WHAT YOU SHOULD DO: Report back the lines in this listing that carry the string "hipFree".

====

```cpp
int crag_index_create(int device, int dim, int64_t capacity, crag_index **out) {
    if (!out) return fail(CRAG_EINVAL, "out is NULL");
    *out = nullptr;
    if (dim <= 0 || dim > CRAG_DIM) return fail(CRAG_EINVAL, "dim must be in [1, %d] (got %d)", CRAG_DIM, dim);
    if (capacity <= 0) return fail(CRAG_EINVAL, "capacity must be > 0 (got %lld)", (long long)capacity);
    int ndev = crag_device_count();
    if (ndev <= 0) return fail(CRAG_ENODEV, "no HIP device visible");
    if (device < 0 || device >= ndev) return fail(CRAG_EINVAL, "device %d out of range [0, %d)", device, ndev);
    DeviceGuard guard(device);
    if (!guard.ok) return fail(CRAG_EHIP, "hipSetDevice(%d) failed", device);
    hipDeviceProp_t prop;
    HIP_TRY(hipGetDeviceProperties(&prop, device));
    if (strncmp(prop.gcnArchName, "gfx950", 6) != 0)
        return fail(CRAG_ENODEV, "device %d is %s; this library is built for gfx950 only", device,
                    prop.gcnArchName);
    crag_index *ix = new (std::nothrow) crag_index();
    if (!ix) return fail(CRAG_ENOMEM, "out of host memory");
    ix->device = device;
    ix->dim = dim;
    ix->capacity = capacity;
    ix->cap_rows = ((capacity + 31) / 32) * 32;
    ix->n_cu = prop.multiProcessorCount;
    const size_t cbytes = (size_t)ix->cap_rows * crag::DIM * sizeof(float);
    hipError_t e;
    if ((e = hipMalloc((void **)&ix->corpus, cbytes)) != hipSuccess ||
        (e = hipMalloc((void **)&ix->inv_norm, (size_t)ix->cap_rows * sizeof(float))) != hipSuccess ||
        (e = hipMalloc((void **)&ix->ids, (size_t)ix->cap_rows * sizeof(int64_t))) != hipSuccess) {
        int rc = fail(CRAG_ENOMEM, "hipMalloc for %lld rows failed: %s", (long long)ix->cap_rows,
                      hipGetErrorString(e));
        crag_index_destroy(ix);
        return rc;
    }
    if ((e = hipMemset(ix->inv_norm, 0, (size_t)ix->cap_rows * sizeof(float))) != hipSuccess ||
        (e = hipMemset(ix->corpus, 0, cbytes)) != hipSuccess) {
        int rc = fail(CRAG_EHIP, "hipMemset failed: %s", hipGetErrorString(e));
        crag_index_destroy(ix);
        return rc;
    }
    for (auto &w : ix->ws)
        if ((e = hipEventCreateWithFlags(&w.done, hipEventDisableTiming)) != hipSuccess) {
            int rc = fail(CRAG_EHIP, "hipEventCreate failed: %s", hipGetErrorString(e));
            crag_index_destroy(ix);
            return rc;
        }
    ix->env_no_wide = getenv("CRAG_NO_WIDE") != nullptr;
    ix->env_no_reverse = getenv("CRAG_NO_REVERSE") != nullptr;
    ix->env_unpipelined = getenv("CRAG_UNPIPELINED") != nullptr;
    ix->env_no_prefilter = getenv("CRAG_NO_PREFILTER") != nullptr;
    ix->env_no_rsplit = getenv("CRAG_NO_RSPLIT") != nullptr;
    if (const char *v = getenv("CRAG_PF_NT")) ix->env_pf_nt = atoi(v) ? 1 : 0;
    if (const char *v = getenv("CRAG_PF_LAGS")) {
        int d = 0, r = 0;
        if (sscanf(v, "%d,%d", &d, &r) == 2 && d >= 1 && r > d && r <= 4) {
            ix->env_pf_derive_lag = d;
            ix->env_pf_read_lag = r;
        }
    }
    if (const char *v = getenv("CRAG_TEST_FAIL_AFTER_SCAN")) ix->env_fail_after_scan = atoll(v);
    if (const char *v = getenv("CRAG_PIPE_STREAMS")) {
        const int n = atoi(v);
        if (n >= 1 && n <= crag_index::MAX_PIPE) ix->n_pipe = n;
    }
    if (const char *v = getenv("CRAG_EDIT_CHUNK_ROWS")) {
        const long long c = atoll(v);
        if (c >= 32 && c % 32 == 0 && c <= ((long long)1 << 24)) ix->edit_chunk_rows = c;
    }
    if (const char *v = getenv("CRAG_PF_NT_ABOVE_MB")) ix->nt_above_bytes = (int64_t)atoll(v) << 20;
    if (!ix->env_no_prefilter && getenv("CRAG_NO_FP16_MIRROR") == nullptr) {
        const size_t mbytes = (size_t)ix->cap_rows * crag::DIM * sizeof(_Float16);
        if ((e = hipMalloc((void **)&ix->corpus16, mbytes)) != hipSuccess ||
            (e = hipMemset(ix->corpus16, 0, mbytes)) != hipSuccess) {
            int rc = fail(CRAG_ENOMEM, "hipMalloc for the fp16 mirror of %lld rows failed: %s", (long long)ix->cap_rows,
                          hipGetErrorString(e));
            crag_index_destroy(ix);
            return rc;
        }
    }
    if ((e = hipMalloc((void **)&ix->irregular_dev, sizeof(uint32_t))) != hipSuccess ||
        (e = hipMalloc((void **)&ix->pf_stats, crag::PF_STAT_SLOTS * 3 * sizeof(unsigned long long))) != hipSuccess ||
        (e = hipMemset(ix->irregular_dev, 0, sizeof(uint32_t))) != hipSuccess ||
        (e = hipMemset(ix->pf_stats, 0, crag::PF_STAT_SLOTS * 3 * sizeof(unsigned long long))) != hipSuccess) {
        int rc = fail(CRAG_ENOMEM, "hipMalloc for the index state failed: %s", hipGetErrorString(e));
        crag_index_destroy(ix);
        return rc;
    }
    if (getenv("CRAG_PHASE_TRACE") != nullptr) {
        if ((e = hipMalloc((void **)&ix->phase_trace, 128 * sizeof(unsigned long long))) != hipSuccess ||
            (e = hipMemset(ix->phase_trace, 0, 128 * sizeof(unsigned long long))) != hipSuccess) {
            int rc = fail(CRAG_ENOMEM, "hipMalloc for the phase trace failed: %s", hipGetErrorString(e));
            crag_index_destroy(ix);
            return rc;
        }
    }
    *out = ix;
    return CRAG_OK;
}

int crag_index_destroy(crag_index *ix) {
    if (!ix) return CRAG_OK;
    DeviceGuard guard(ix->device);
    (void)hipDeviceSynchronize();
    for (auto &t : ix->ev_pool) {
        (void)hipEventDestroy(t.e0);
        (void)hipEventDestroy(t.e1a);
        (void)hipEventDestroy(t.e1);
        (void)hipEventDestroy(t.e2);
        (void)hipEventDestroy(t.e3);
    }
    if (ix->irregular_dev) (void)hipFree(ix->irregular_dev);
    if (ix->phase_trace) (void)hipFree(ix->phase_trace);
    for (int i = 0; i < crag_index::MAX_PIPE; ++i) {
        if (ix->pipe_fork[i]) (void)hipEventDestroy(ix->pipe_fork[i]);
        if (ix->pipe_done[i]) (void)hipEventDestroy(ix->pipe_done[i]);
        if (ix->pipe[i]) (void)hipStreamDestroy(ix->pipe[i]);
    }
    if (ix->pf_stats) (void)hipFree(ix->pf_stats);
    if (ix->corpus) (void)hipFree(ix->corpus);
    if (ix->corpus16) (void)hipFree(ix->corpus16);
    if (ix->inv_norm) (void)hipFree(ix->inv_norm);
    if (ix->ids) (void)hipFree(ix->ids);
    for (auto &w : ix->ws) {
        w.partial.release();
        w.gbound.release();
        w.a32.release();
        w.a16.release();
        w.qinv.release();
        w.pf_gbound.release();
        w.pf_cand.release();
        w.pf_count.release();
        w.pf_flags.release();
        w.pf_xkeys.release();
        w.pf_xids.release();
        w.pf_xcount.release();
        w.pf_xticket.release();
        if (w.done) (void)hipEventDestroy(w.done);
    }
    ix->stage_q.release();
    ix->stage_rows.release();
    ix->stage_ids.release();
    ix->stage_mask.release();
    ix->stage_out.release();
    ix->scratch.release();
    ix->edit_bounce.release();
    ix->edit_srcpos.release();
    ix->edit_mask.release();
    ix->edit_prefix.release();
    ix->edit_newpos.release();
    delete ix;
    return CRAG_OK;
}

int64_t crag_index_size(const crag_index *ix) { return ix ? ix->size : -1; }
int64_t crag_index_capacity(const crag_index *ix) { return ix ? ix->capacity : -1; }
int crag_index_dim(const crag_index *ix) { return ix ? ix->dim : -1; }

static int recompute_irregular(crag_index *ix) {
    HIP_TRY(hipMemsetAsync(ix->irregular_dev, 0, sizeof(uint32_t), 0));
    HIP_TRY(crag::launch_irregular_flag(ix->inv_norm, ix->size, ix->irregular_dev, 0));
    uint32_t flag = 0;
    HIP_TRY(hipMemcpy(&flag, ix->irregular_dev, sizeof(flag), hipMemcpyDeviceToHost));
    ix->irregular = flag != 0;
    return CRAG_OK;
}

static int store_rows_locked(crag_index *ix, int64_t pos, const float *rows, int64_t n) {
    const int64_t CH = 65536;
    const bool dev = is_device_ptr(rows);
    for (int64_t o = 0; o < n; o += CH) {
        const int64_t m = (n - o < CH) ? (n - o) : CH;
        const float *src = rows + (size_t)o * ix->dim;
        if (!dev) {
            int rc = ix->stage_rows.ensure((size_t)m * ix->dim * sizeof(float));
            if (rc) return rc;
            HIP_TRY(hipMemcpy(ix->stage_rows.p, src, (size_t)m * ix->dim * sizeof(float), hipMemcpyHostToDevice));
            src = (const float *)ix->stage_rows.p;
        }
        HIP_TRY(crag::launch_store_rows(src, ix->dim, pos + o, m, ix->corpus, ix->inv_norm, ix->irregular_dev, ix->corpus16, 0));
        if (!dev) HIP_TRY(hipStreamSynchronize(0));
    }
    HIP_TRY(hipStreamSynchronize(0));
    if (!ix->irregular) {
        uint32_t flag = 0;
        HIP_TRY(hipMemcpy(&flag, ix->irregular_dev, sizeof(flag), hipMemcpyDeviceToHost));
        ix->irregular = flag != 0;
    }
    return CRAG_OK;
}

int crag_index_add(crag_index *ix, const float *rows, const int64_t *ids, int64_t n) {
    if (!ix) return fail(CRAG_EINVAL, "index is NULL");
    if (n < 0) return fail(CRAG_EINVAL, "n must be >= 0");
    if (n == 0) return CRAG_OK;
    if (!rows) return fail(CRAG_EINVAL, "rows is NULL");
    std::lock_guard<std::mutex> lk(ix->mu);
    if (ix->size + n > ix->capacity)
        return fail(CRAG_ENOMEM, "capacity exceeded: size %lld + %lld > %lld", (long long)ix->size,
                    (long long)n, (long long)ix->capacity);
    if (ix->size + n >= (int64_t)0xfffffff0ll) return fail(CRAG_ENOMEM, "more than 2^32 rows per index");
    DeviceGuard guard(ix->device);
    const int64_t pos = ix->size;
    int64_t new_last;
    if (!ids) {
        if (pos <= ix->last_id)
            return fail(CRAG_EINVAL, "implicit ids would start at %lld, not above the largest stored id %lld",
                        (long long)pos, (long long)ix->last_id);
        new_last = pos + n - 1;
    } else if (is_device_ptr(ids)) {
        int rc0 = ix->scratch.ensure(sizeof(unsigned long long));
        if (rc0) return rc0;
        HIP_TRY(hipMemsetAsync(ix->scratch.p, 0, sizeof(unsigned long long), 0));
        HIP_TRY(crag::launch_check_ids(ids, n, ix->last_id, (unsigned long long *)ix->scratch.p, 0));
        unsigned long long bad = 0;
        HIP_TRY(hipMemcpy(&bad, ix->scratch.p, sizeof(bad), hipMemcpyDeviceToHost));
// ... 642 lines not shown
```

### cadence_rag_amd/csrc/crag_kernels.h

```cpp
#pragma once
#include <hip/hip_runtime.h>
#include <stdint.h>

#include "crag_arch.h"

namespace crag {

constexpr int TILE_ROWS = 32;
constexpr int DIM = 1024;
constexpr int TILE_FLOATS = TILE_ROWS * DIM;
constexpr int SCAN_WAVES = 8;
constexpr int SCAN_THREADS = SCAN_WAVES * 64;
constexpr int KSLICE = DIM / SCAN_WAVES;
constexpr int GB_CELLS = 32;

struct ScanParams {
    const float *corpus;
    const float *inv_norm;
    const float *queries;
    const float *a32;
    const float *qinv;
    const uint32_t *gate;
    int wide;
    const uint32_t *mask;
    int64_t mask_stride_w;
    uint2 *partial;
    uint32_t *gbound;
    int64_t n_rows;
    int64_t cap_rows;
    int nq;
    int dim;
    int k;
    int G;
    int nb;
    int pub_rank;
    int reverse;
    int unpipelined;
    int piece_shift;
};
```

====

ANSWER:
    if (ix->irregular_dev) (void)hipFree(ix->irregular_dev);
    if (ix->phase_trace) (void)hipFree(ix->phase_trace);
    if (ix->pf_stats) (void)hipFree(ix->pf_stats);
    if (ix->corpus) (void)hipFree(ix->corpus);
    if (ix->corpus16) (void)hipFree(ix->corpus16);
    if (ix->inv_norm) (void)hipFree(ix->inv_norm);
    if (ix->ids) (void)hipFree(ix->ids);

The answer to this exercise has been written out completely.